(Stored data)
________________

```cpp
struct V3 {
    float x, y, z;
};
static inline V3 v3(float x, float y, float z) { return V3{x, y, z}; }
static inline V3 operator+(V3 a, V3 b) { return v3(a.x + b.x, a.y + b.y, a.z + b.z); }
static inline V3 operator-(V3 a, V3 b) { return v3(a.x - b.x, a.y - b.y, a.z - b.z); }
static inline V3 operator*(V3 a, float s) { return v3(a.x * s, a.y * s, a.z * s); }
static inline V3 vmin(V3 a, V3 b) { return v3(std::fmin(a.x, b.x), std::fmin(a.y, b.y), std::fmin(a.z, b.z)); }
static inline V3 vmax(V3 a, V3 b) { return v3(std::fmax(a.x, b.x), std::fmax(a.y, b.y), std::fmax(a.z, b.z)); }
static inline float dot(V3 a, V3 b) { return a.x * b.x + a.y * b.y + a.z * b.z; }
static inline V3 cross(V3 a, V3 b)
{
    return v3(a.y * b.z - b.y * a.z, a.z * b.x - b.z * a.x, a.x * b.y - b.x * a.y);
}
// ... 470 lines not shown
int hks_get_desc(const hks_scene* s, hk_scene_desc* out)
{
    if (!s || !out) return HK_ERR_INVALID;
    out->vertices = hk_array{s->vertices.data(), (uint32_t)s->vertices.size()};
    out->primitives = hk_array{s->primitives.data(), (uint32_t)s->primitives.size()};
    out->asset_nodes = hk_array{s->asset_nodes.data(), (uint32_t)s->asset_nodes.size()};
    out->alias_table = hk_array{s->alias_table.data(), (uint32_t)s->alias_table.size()};
    out->instances = hk_array{s->gpu_instances.data(), (uint32_t)s->gpu_instances.size()};
    out->instance_nodes = hk_array{s->instance_nodes.data(), (uint32_t)s->instance_nodes.size()};
    out->materials = hk_array{s->materials.data(), (uint32_t)s->materials.size()};
    out->emissive_nodes = hk_array{s->emissive_nodes.data(), (uint32_t)s->emissive_nodes.size()};
    out->emissives = hk_array{s->emissives.data(), (uint32_t)s->emissives.size()};
    return HK_OK;
}

}
```

### bevy-hikari_amd/hikari_amd/__init__.py

```python
from . import _abi
from ._abi import HikariError
from .plugin import (HikariPlugin, HikariRenderer, PLAN_GBUFFER, PLAN_LIGHT, RESERVOIR_DTYPE, instance_descs,
                     instance_set_counts, scene_gbuffer_stack, scene_indirect_lds, scene_stage_bytes)
from .scene import (AmbientLight, Camera, DirectionalLight, Mesh, Scene, StandardMaterial, Texture, Transform,
                    frame_inputs, jitter_mode, load_glb, load_noise, make_lights, plane_mesh, texture_array, uv_sphere_mesh)
from .settings import HikariSettings, HikariUniversalSettings, PresentFormat, Taa, Upscale

__all__ = [
    "HikariError", "HikariPlugin", "HikariRenderer", "RESERVOIR_DTYPE", "AmbientLight", "Camera", "DirectionalLight",
    "Mesh", "Scene", "StandardMaterial", "Texture", "texture_array", "Transform", "frame_inputs", "jitter_mode", "load_glb", "load_noise", "make_lights",
    "plane_mesh", "uv_sphere_mesh", "scene_stage_bytes", "scene_indirect_lds", "scene_gbuffer_stack", "instance_descs", "instance_set_counts", "PLAN_LIGHT", "PLAN_GBUFFER", "HikariSettings", "HikariUniversalSettings", "PresentFormat", "Taa", "Upscale", "_abi",
]
```

### bevy-hikari_amd/hikari_amd/_abi.py

```python
from __future__ import annotations

import ctypes as C
import os
from pathlib import Path

HERE = Path(__file__).resolve().parent
LIB_PATH = Path(os.environ["HK_LIB"]) if os.environ.get("HK_LIB") else HERE / "libhikari_amd.so"

HK_OK = 0
HK_ERR_INVALID = -1
HK_ERR_HIP = -2
HK_ERR_STATE = -3
HK_ERR_NO_DEVICE = -4

RESERVOIR_BUFFERS = 10
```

________________

TASK STATEMENT -
An exact copy of every record above is required.

ANSWER TO THIS TASK -
```cpp
struct V3 {
    float x, y, z;
};
static inline V3 v3(float x, float y, float z) { return V3{x, y, z}; }
static inline V3 operator+(V3 a, V3 b) { return v3(a.x + b.x, a.y + b.y, a.z + b.z); }
static inline V3 operator-(V3 a, V3 b) { return v3(a.x - b.x, a.y - b.y, a.z - b.z); }
static inline V3 operator*(V3 a, float s) { return v3(a.x * s, a.y * s, a.z * s); }
static inline V3 vmin(V3 a, V3 b) { return v3(std::fmin(a.x, b.x), std::fmin(a.y, b.y), std::fmin(a.z, b.z)); }
static inline V3 vmax(V3 a, V3 b) { return v3(std::fmax(a.x, b.x), std::fmax(a.y, b.y), std::fmax(a.z, b.z)); }
static inline float dot(V3 a, V3 b) { return a.x * b.x + a.y * b.y + a.z * b.z; }
static inline V3 cross(V3 a, V3 b)
{
    return v3(a.y * b.z - b.y * a.z, a.z * b.x - b.z * a.x, a.x * b.y - b.x * a.y);
}
// ... 470 lines not shown
int hks_get_desc(const hks_scene* s, hk_scene_desc* out)
{
    if (!s || !out) return HK_ERR_INVALID;
    out->vertices = hk_array{s->vertices.data(), (uint32_t)s->vertices.size()};
    out->primitives = hk_array{s->primitives.data(), (uint32_t)s->primitives.size()};
    out->asset_nodes = hk_array{s->asset_nodes.data(), (uint32_t)s->asset_nodes.size()};
    out->alias_table = hk_array{s->alias_table.data(), (uint32_t)s->alias_table.size()};
    out->instances = hk_array{s->gpu_instances.data(), (uint32_t)s->gpu_instances.size()};
    out->instance_nodes = hk_array{s->instance_nodes.data(), (uint32_t)s->instance_nodes.size()};
    out->materials = hk_array{s->materials.data(), (uint32_t)s->materials.size()};
    out->emissive_nodes = hk_array{s->emissive_nodes.data(), (uint32_t)s->emissive_nodes.size()};
    out->emissives = hk_array{s->emissives.data(), (uint32_t)s->emissives.size()};
    return HK_OK;
}

}
```

### bevy-hikari_amd/hikari_amd/__init__.py

```python
from . import _abi
from ._abi import HikariError
from .plugin import (HikariPlugin, HikariRenderer, PLAN_GBUFFER, PLAN_LIGHT, RESERVOIR_DTYPE, instance_descs,
                     instance_set_counts, scene_gbuffer_stack, scene_indirect_lds, scene_stage_bytes)
from .scene import (AmbientLight, Camera, DirectionalLight, Mesh, Scene, StandardMaterial, Texture, Transform,
                    frame_inputs, jitter_mode, load_glb, load_noise, make_lights, plane_mesh, texture_array, uv_sphere_mesh)
from .settings import HikariSettings, HikariUniversalSettings, PresentFormat, Taa, Upscale

__all__ = [
    "HikariError", "HikariPlugin", "HikariRenderer", "RESERVOIR_DTYPE", "AmbientLight", "Camera", "DirectionalLight",
    "Mesh", "Scene", "StandardMaterial", "Texture", "texture_array", "Transform", "frame_inputs", "jitter_mode", "load_glb", "load_noise", "make_lights",
    "plane_mesh", "uv_sphere_mesh", "scene_stage_bytes", "scene_indirect_lds", "scene_gbuffer_stack", "instance_descs", "instance_set_counts", "PLAN_LIGHT", "PLAN_GBUFFER", "HikariSettings", "HikariUniversalSettings", "PresentFormat", "Taa", "Upscale", "_abi",
]
```

### bevy-hikari_amd/hikari_amd/_abi.py

```python
from __future__ import annotations

import ctypes as C
import os
from pathlib import Path

HERE = Path(__file__).resolve().parent
LIB_PATH = Path(os.environ["HK_LIB"]) if os.environ.get("HK_LIB") else HERE / "libhikari_amd.so"

HK_OK = 0
HK_ERR_INVALID = -1
HK_ERR_HIP = -2
HK_ERR_STATE = -3
HK_ERR_NO_DEVICE = -4

RESERVOIR_BUFFERS = 10
```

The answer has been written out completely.